_Directions for this task_
Report each line of the material below where the word "bool" can be found.

◆ ◆ ◆ ◆

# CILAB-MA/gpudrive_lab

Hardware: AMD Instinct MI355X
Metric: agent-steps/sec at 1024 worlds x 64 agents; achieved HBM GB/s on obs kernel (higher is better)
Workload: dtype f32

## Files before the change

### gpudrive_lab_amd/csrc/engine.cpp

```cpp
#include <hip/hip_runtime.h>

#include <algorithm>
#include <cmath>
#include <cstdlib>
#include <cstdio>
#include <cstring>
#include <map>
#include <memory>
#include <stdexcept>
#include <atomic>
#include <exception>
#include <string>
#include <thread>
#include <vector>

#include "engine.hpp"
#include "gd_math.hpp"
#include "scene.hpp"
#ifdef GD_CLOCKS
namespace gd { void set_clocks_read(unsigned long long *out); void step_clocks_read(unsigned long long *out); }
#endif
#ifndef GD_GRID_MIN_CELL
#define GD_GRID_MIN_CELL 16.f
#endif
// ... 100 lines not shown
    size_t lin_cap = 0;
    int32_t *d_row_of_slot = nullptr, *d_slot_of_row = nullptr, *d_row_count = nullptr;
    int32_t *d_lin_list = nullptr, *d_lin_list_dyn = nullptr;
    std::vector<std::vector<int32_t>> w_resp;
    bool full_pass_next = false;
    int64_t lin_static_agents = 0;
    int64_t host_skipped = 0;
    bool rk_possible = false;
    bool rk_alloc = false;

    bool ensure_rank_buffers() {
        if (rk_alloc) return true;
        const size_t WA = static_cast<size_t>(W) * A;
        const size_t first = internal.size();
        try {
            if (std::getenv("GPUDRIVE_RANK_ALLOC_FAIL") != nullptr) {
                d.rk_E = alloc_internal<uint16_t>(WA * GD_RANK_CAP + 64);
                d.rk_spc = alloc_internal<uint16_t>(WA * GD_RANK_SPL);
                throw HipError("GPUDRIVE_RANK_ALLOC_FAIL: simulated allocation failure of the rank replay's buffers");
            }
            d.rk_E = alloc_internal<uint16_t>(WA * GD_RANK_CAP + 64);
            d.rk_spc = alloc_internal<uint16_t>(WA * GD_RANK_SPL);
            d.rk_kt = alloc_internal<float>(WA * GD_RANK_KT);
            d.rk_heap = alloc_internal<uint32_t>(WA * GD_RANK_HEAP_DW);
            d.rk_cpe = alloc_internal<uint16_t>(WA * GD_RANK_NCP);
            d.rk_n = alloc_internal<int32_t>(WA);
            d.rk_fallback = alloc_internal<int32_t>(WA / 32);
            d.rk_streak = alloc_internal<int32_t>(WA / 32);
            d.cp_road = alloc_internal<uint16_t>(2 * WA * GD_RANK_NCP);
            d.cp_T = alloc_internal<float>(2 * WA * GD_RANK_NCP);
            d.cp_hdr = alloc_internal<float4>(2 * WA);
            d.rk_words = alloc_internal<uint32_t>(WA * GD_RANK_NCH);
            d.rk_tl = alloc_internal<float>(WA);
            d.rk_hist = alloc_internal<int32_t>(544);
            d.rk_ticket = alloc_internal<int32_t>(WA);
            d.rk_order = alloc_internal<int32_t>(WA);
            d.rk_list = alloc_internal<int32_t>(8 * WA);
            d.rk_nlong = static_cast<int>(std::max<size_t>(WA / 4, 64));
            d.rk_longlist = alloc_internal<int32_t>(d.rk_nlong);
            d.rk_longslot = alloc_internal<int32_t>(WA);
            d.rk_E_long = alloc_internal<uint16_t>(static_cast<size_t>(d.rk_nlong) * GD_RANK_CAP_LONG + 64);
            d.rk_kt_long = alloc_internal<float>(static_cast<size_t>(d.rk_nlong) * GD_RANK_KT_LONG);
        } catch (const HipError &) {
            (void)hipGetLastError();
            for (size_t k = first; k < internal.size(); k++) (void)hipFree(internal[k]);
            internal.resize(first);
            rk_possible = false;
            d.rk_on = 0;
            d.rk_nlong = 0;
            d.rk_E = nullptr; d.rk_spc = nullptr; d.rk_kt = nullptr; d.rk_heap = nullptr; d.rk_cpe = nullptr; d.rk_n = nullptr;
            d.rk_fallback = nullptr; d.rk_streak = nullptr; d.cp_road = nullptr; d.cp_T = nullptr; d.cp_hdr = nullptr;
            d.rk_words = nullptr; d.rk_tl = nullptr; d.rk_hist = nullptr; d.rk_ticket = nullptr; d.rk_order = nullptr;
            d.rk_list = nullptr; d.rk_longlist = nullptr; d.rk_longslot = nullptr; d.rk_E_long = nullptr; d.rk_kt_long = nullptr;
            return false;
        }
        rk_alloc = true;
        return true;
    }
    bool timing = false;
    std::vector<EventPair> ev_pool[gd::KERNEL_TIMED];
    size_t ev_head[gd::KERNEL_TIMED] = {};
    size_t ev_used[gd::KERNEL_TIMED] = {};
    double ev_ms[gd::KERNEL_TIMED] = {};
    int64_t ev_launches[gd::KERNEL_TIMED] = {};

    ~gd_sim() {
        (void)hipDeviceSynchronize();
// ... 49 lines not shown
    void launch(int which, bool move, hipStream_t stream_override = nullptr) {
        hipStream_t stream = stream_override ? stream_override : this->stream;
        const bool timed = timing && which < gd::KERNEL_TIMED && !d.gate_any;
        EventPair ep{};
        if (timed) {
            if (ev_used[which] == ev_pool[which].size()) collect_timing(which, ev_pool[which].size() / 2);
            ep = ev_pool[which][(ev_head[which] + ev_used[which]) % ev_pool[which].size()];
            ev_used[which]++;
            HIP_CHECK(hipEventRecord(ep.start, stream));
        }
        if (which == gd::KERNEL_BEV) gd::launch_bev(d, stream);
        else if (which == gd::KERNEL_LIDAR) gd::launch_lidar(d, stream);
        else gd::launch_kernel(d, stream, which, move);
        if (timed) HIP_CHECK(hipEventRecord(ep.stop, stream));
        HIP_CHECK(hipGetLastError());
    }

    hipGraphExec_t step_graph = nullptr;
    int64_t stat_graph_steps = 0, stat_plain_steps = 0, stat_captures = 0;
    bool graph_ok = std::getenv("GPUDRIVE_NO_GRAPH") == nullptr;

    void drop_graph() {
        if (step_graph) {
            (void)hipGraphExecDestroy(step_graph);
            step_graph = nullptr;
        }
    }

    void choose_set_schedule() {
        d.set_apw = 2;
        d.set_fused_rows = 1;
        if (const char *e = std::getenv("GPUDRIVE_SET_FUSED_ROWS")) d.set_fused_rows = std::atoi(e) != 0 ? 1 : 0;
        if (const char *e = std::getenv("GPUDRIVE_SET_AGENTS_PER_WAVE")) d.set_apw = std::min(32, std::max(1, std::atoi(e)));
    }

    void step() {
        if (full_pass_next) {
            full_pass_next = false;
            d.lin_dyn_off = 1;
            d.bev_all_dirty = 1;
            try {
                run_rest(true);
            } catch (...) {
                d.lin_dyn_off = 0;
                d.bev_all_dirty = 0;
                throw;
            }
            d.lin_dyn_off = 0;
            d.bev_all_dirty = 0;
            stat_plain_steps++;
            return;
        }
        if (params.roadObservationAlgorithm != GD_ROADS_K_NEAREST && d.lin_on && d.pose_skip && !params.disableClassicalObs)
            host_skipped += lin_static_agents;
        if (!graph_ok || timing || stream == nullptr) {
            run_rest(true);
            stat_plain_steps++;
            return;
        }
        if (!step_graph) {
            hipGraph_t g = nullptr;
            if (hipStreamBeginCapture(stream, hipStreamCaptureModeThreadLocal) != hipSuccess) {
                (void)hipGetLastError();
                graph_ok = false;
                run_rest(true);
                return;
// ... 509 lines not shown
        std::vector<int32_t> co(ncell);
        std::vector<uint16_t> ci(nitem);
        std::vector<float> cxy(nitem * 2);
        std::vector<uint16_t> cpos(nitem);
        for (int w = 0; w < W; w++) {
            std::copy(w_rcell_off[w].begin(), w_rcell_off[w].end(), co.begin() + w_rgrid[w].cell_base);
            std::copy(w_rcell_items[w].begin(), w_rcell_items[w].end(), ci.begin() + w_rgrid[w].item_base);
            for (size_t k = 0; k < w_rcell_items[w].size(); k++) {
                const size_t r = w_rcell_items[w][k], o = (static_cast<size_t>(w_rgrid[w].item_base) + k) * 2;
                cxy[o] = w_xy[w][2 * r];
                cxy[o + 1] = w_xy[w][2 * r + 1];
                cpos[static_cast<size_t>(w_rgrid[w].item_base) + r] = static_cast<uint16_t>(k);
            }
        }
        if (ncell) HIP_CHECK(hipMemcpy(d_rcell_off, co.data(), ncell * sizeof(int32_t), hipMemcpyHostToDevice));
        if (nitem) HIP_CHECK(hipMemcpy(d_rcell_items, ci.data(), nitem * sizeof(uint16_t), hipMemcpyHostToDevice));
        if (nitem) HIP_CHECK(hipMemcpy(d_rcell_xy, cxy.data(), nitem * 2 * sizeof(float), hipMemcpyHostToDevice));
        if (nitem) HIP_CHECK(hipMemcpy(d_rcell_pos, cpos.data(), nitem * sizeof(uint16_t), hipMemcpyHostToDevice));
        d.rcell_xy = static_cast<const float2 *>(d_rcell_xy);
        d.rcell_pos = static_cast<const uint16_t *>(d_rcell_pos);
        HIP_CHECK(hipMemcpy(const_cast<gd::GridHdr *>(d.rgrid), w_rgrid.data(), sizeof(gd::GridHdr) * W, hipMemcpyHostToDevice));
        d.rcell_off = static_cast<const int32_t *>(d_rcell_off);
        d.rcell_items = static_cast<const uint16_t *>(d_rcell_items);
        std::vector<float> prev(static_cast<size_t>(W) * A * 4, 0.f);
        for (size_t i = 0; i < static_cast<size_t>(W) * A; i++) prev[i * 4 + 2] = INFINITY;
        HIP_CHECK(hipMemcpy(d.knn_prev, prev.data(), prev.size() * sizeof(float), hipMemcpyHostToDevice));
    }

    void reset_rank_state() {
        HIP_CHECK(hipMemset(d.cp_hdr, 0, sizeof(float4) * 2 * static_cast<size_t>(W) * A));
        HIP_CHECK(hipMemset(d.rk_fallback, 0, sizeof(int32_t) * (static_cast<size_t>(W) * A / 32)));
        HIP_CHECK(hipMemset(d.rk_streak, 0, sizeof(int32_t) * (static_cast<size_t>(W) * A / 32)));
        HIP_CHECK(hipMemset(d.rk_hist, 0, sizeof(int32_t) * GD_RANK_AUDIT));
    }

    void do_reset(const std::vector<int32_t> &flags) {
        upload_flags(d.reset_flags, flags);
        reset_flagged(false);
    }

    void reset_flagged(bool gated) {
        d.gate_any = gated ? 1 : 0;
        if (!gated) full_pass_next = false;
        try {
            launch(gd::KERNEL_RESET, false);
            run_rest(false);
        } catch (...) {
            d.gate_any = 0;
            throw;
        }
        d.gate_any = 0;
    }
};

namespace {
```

◆ ◆ ◆ ◆

_Response box_
    bool full_pass_next = false;
    bool rk_possible = false;
    bool rk_alloc = false;
    bool ensure_rank_buffers() {
    bool timing = false;
    void launch(int which, bool move, hipStream_t stream_override = nullptr) {
        const bool timed = timing && which < gd::KERNEL_TIMED && !d.gate_any;
    bool graph_ok = std::getenv("GPUDRIVE_NO_GRAPH") == nullptr;
    void reset_flagged(bool gated) {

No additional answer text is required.